The worst thing about the “Jamdemic” isn’t that it mysteriously appeared out of nowhere.
Nor that most fell for being scared to death of it.
Not even the several blatant examples of lunatic behaviors that I can never unsee.
The human cruelty that poured forth unchecked.
The loss of friendships/relationships.
The unnecessary and mostly ignored deaths and maimings.
The capture of trusted experts.
Our handcuffs that our authorities never had to wear.
Force feeding of unsafe and ineffective snake oils.
Destruction of individual sovereignty.
Nay.
The worst thing is happening right now in the aftermath. It’s called…
Apathy.
Nobody, not my friends, neighbors, family or coworkers wish to acknowledge the Jam’s underlying innocuousness and the folly of being afraid of it.
Some still test for Covid at the first sniffle.
One loves cockily repeating that IVM is “horse paste.”
My elderly inlaws are taking their requisite boosters.
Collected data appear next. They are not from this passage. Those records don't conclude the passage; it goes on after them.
struct NnTile { const float* Ab; const float* Bb; float* Yb; int mt, nt; };
template <int NJ>
__device__ __forceinline__ NnTile nn_tile(const int idx, const float* A, const float* Bw, float* Y, const int N,
                                          const int K, const int m_tiles, const int n_tiles, const int nblk,
                                          const int npts) {
  constexpr int BN = 64 * NJ;
  const int L = xcd_remap(idx, nblk);
  NnTile t;
  t.nt = L % n_tiles;
// ... 252 lines not shown
            if (fused) {
              v += bv;
              if (ep.add) {
                const long oo = o - Y;
                const f32x4 av = *reinterpret_cast<const f32x4*>(ep.add + oo);
                if (ep.gate) {
                  const f32x4 gv = *reinterpret_cast<const f32x4*>(ep.gate + oo);
#pragma unroll
                  for (int j = 0; j < 4; ++j) v[j] += gv[j] > 0.f ? av[j] : 0.f;
                } else {
                  v += av;
                }
              }
#pragma unroll
              for (int j = 0; j < 4; ++j) { s1v[cr][j] += v[j]; s2v[cr][j] += v[j] * v[j]; }
            }
            *reinterpret_cast<f32x4*>(o) = v;
          }
        }
      }
    }
    if (ep.stats) {
#pragma unroll
      for (int cr = 0; cr < NR; ++cr)
#pragma unroll
        for (int j = 0; j < 4; ++j)
#pragma unroll
          for (int o = Q; o < 64; o <<= 1) {
            s1v[cr][j] += __shfl_xor(s1v[cr][j], o, 64);
            s2v[cr][j] += __shfl_xor(s2v[cr][j], o, 64);
          }
      __syncthreads();
      float* red = s1;
      if (rs == 0) {
#pragma unroll
        for (int cr = 0; cr < NR; ++cr)
#pragma unroll
          for (int j = 0; j < 4; ++j) {
            red[(ln.wave * 2 + 0) * 32 * NJ + cr * CW + 4 * cq + j] = s1v[cr][j];
            red[(ln.wave * 2 + 1) * 32 * NJ + cr * CW + 4 * cq + j] = s2v[cr][j];
          }
      }
      __syncthreads();
      if (ln.tid < 2 * BN) {
        const int which = ln.tid / BN, cc = ln.tid - which * BN;
        const int cwn = cc / (32 * NJ), c2 = cc - cwn * 32 * NJ;
        float v = 0.f;
#pragma unroll
        for (int w = 0; w < 4; ++w) v += red[((cwn * 4 + w) * 2 + which) * 32 * NJ + c2];
        ep.stats[((long)cur.mt * 2 + which) * N + cur.nt * BN + cc] = v;
      }
    }
    if (!more) break;
    idx = nxt;
    cur = nx;
  }
}
#ifndef DRAM_STREAM_NT
#define DRAM_STREAM_NT 2
#endif
template <int NJ, int KT, int S, bool DB = false, int KH = 1>
__global__ __launch_bounds__(256, DB ? 2 : 1) void wino_gemm_nn_stream_kernel(const float* __restrict__ A,
                                                                    const float* __restrict__ Bw, float* __restrict__ Y,
                                                                    const int npts, const int m64, const int per_wg,
                                                                    const int total) {
  constexpr int N = 64 * NJ;
  constexpr int STG = 64 * KT;
  constexpr int SPR = KT / 4;
  constexpr int RPI = 64 / SPR;
  constexpr int IPW = 64 / RPI / 4;
  constexpr int BPW = N / RPI / 4;
  constexpr int KG = KT / 8;
  constexpr int P = DB ? 40 : 32 * NJ + 8;
  constexpr int KS = KT * KH;
  static_assert(S == 3 || S == 4, "ring depth");
  static_assert(KH == 1 || (KH == 2 && DB && S == 3), "k halves: direct-B form, three stages");
  __shared__ __attribute__((aligned(1024))) float st0[STG], st1[STG], st2[STG], st3[S == 4 ? STG : 64];
  __shared__ __attribute__((aligned(1024))) float bt[DB ? 64 : N * KT];
  __shared__ __attribute__((aligned(16))) float turn[4 * 32 * P];

  const int tid = threadIdx.x, lane = tid & 63;
  const int wave = __builtin_amdgcn_readfirstlane(tid >> 6);
  const int li = lane & 31, lh = lane >> 5;
  const int i0 = blockIdx.x * per_wg;
  const int n = (i0 + per_wg <= total ? per_wg : total - i0);
  if (n <= 0) return;

  int aoff[IPW], boff[BPW];
#pragma unroll
  for (int j = 0; j < IPW; ++j) {
    const int row = RPI * (wave + 4 * j) + lane / SPR, ph = lane % SPR;
    aoff[j] = row * KS + ((ph & ~15) | ((ph ^ row) & 15)) * 4;
  }
#pragma unroll
  for (int j = 0; j < BPW; ++j) {
    const int row = RPI * (wave + 4 * j) + lane / SPR, ph = lane % SPR;
    boff[j] = row * KT + ((ph & ~15) | ((ph ^ row) & 15)) * 4;
  }
  auto a_src = [&](int item) __attribute__((always_inline)) {
    const int ti = item / KH, h = item - ti * KH;
    const int xi = ti / m64, t = ti - xi * m64;
    return A + (((long)(t >> 2) * npts + xi) * 256 + (t & 3) * 64) * KS + h * KT;
  };
  auto issue_a = [&](int item, float* stage) __attribute__((always_inline)) {
    const float* src = a_src(item);
#pragma unroll
    for (int j = 0; j < IPW; ++j)
      __builtin_amdgcn_global_load_lds((const __attribute__((address_space(1))) void*)(src + aoff[j]),
                                       (__attribute__((address_space(3))) void*)(stage + (wave + 4 * j) * 256), 16, 0,
                                       DRAM_STREAM_NT);
  };
  auto stage_of = [&](int k) __attribute__((always_inline)) -> float* {
    return k == 0 ? st0 : (k == 1 ? st1 : (k == 2 ? st2 : st3));
  };

  const int r0 = 32 * (wave & 1), c0 = 32 * NJ * (wave >> 1);
  const int arow = r0 + li;
  f32x4 bfr[NJ][KG * KH];
  auto load_b = [&](int xi) __attribute__((always_inline)) {
    if (DB) {
      const float* srcd = Bw + (long)xi * N * KS;
#pragma unroll
      for (int nj = 0; nj < NJ; ++nj)
#pragma unroll
        for (int kg = 0; kg < KG * KH; ++kg)
          bfr[nj][kg] = *reinterpret_cast<const f32x4*>(srcd + (c0 + nj * 32 + li) * KS + (2 * kg + lh) * 4);
      __builtin_amdgcn_s_waitcnt(0x0F70);
      asm volatile("" ::: "memory");
      return;
    }
    __syncthreads();
    const float* src = Bw + (long)xi * N * KT;
#pragma unroll
    for (int j = 0; j < BPW; ++j)
      __builtin_amdgcn_global_load_lds((const __attribute__((address_space(1))) void*)(src + boff[j]),
                                       (__attribute__((address_space(3))) void*)(bt + (wave + 4 * j) * 256), 16, 0, 0);
    __builtin_amdgcn_s_waitcnt(0x0F70);
    asm volatile("" ::: "memory");
    __syncthreads();
#pragma unroll
    for (int nj = 0; nj < NJ; ++nj) {
      const int brow = c0 + nj * 32 + li;
#pragma unroll
      for (int kg = 0; kg < KG; ++kg) {
        const int sl = 2 * kg + lh;
        bfr[nj][kg] = *reinterpret_cast<const f32x4*>(bt + brow * KT + ((sl & ~15) | ((sl ^ brow) & 15)) * 4);
      }
    }
  };

  int xi_cur = i0 / KH / m64;
#pragma unroll
  for (int k = 0; k < S - 1; ++k)
    if (k < n) issue_a(i0 + k, stage_of(k));
  load_b(xi_cur);

  float* reg = turn + wave * (32 * P);
  constexpr int Q = 8 * NJ;
  const int cq = lane % Q, rs = lane / Q;

  constexpr int U = S * KH;
  f32x16 acc[NJ];
  for (int itb = 0; itb < n; itb += U) {
#pragma unroll
    for (int k = 0; k < U; ++k) {
      const int it = itb + k;
      const int h = k % KH;
      if (it < n) {
        const int item = i0 + it;
        const int ti = item / KH;
        const int xi = ti / m64, t = ti - xi * m64;
        if (h == 0 && xi != xi_cur) {
          xi_cur = xi;
          load_b(xi);
        }
        if (it + S - 2 < n) __builtin_amdgcn_s_waitcnt(0x0F70 | ((IPW * (S - 2)) & 15) | (((IPW * (S - 2)) >> 4) << 14));
        else __builtin_amdgcn_s_waitcnt(0x0F70);
        asm volatile("" ::: "memory");
        __builtin_amdgcn_s_barrier();
        if (it + S - 1 < n) issue_a(item + S - 1, stage_of((k + S - 1) % S));
        const float* stg = stage_of(k % S);
        if (h == 0) {
#pragma unroll
          for (int nj = 0; nj < NJ; ++nj)
#pragma unroll
            for (int e = 0; e < 16; ++e) acc[nj][e] = 0.f;
        }
#pragma unroll
        for (int kg = 0; kg < KG; ++kg) {
          const int sl = 2 * kg + lh;
          const f32x4 af = *reinterpret_cast<const f32x4*>(stg + arow * KT + ((sl & ~15) | ((sl ^ arow) & 15)) * 4);
#pragma unroll
          for (int e = 0; e < 4; ++e)
#pragma unroll
            for (int nj = 0; nj < NJ; ++nj)
              acc[nj] = __builtin_amdgcn_mfma_f32_32x32x2f32(af[e], bfr[nj][h * KG + kg][e], acc[nj], 0, 0, 0);
        }
        if (h != KH - 1) continue;
        float* yb = Y + (((long)(t >> 2) * npts + xi) * 256 + (t & 3) * 64 + r0) * N + c0;
        if (DB) {
          const int cq8 = lane & 7, rs8 = lane >> 3;
#pragma unroll
          for (int nj = 0; nj < NJ; ++nj) {
#pragma unroll
            for (int e = 0; e < 16; ++e) reg[((e & 3) + 8 * (e >> 2) + 4 * lh) * P + li] = acc[nj][e];
#pragma unroll
            for (int r = 0; r < 4; ++r) {
              const int row = r * 8 + rs8;
              *reinterpret_cast<f32x4*>(yb + (long)row * N + nj * 32 + 4 * cq8) =
                  *reinterpret_cast<const f32x4*>(reg + row * P + 4 * cq8);
            }
          }
        } else {
#pragma unroll
          for (int e = 0; e < 16; ++e)
#pragma unroll
            for (int nj = 0; nj < NJ; ++nj) reg[((e & 3) + 8 * (e >> 2) + 4 * lh) * P + nj * 32 + li] = acc[nj][e];
#pragma unroll
          for (int r = 0; r < Q / 2; ++r) {
            const int row = r * (64 / Q) + rs;
            *reinterpret_cast<f32x4*>(yb + (long)row * N + 4 * cq) = *reinterpret_cast<const f32x4*>(reg + row * P + 4 * cq);
          }
        }
      }
    }
  }
}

Still alive.
Those that know better are seeing the perpetrators living their best lives while most of society refuses to acknowledge the unnecessary suffering they caused.
The idea that the truth will come out is bleak. That the purveyors will be punished? Bleaker.
They seem to have won, no?
Undoubtably they’re taking notes. Sifting through the data. So the next generation most certainly will throw the unopened can of jam in the trash. Safe, where it belongs.
I resent that I have these memories. I didn’t want them nor did I ask for them. But, it is what it is. So I will eat my delicious jam, alone, sad, that virtually all of my brethren still refuse to join me.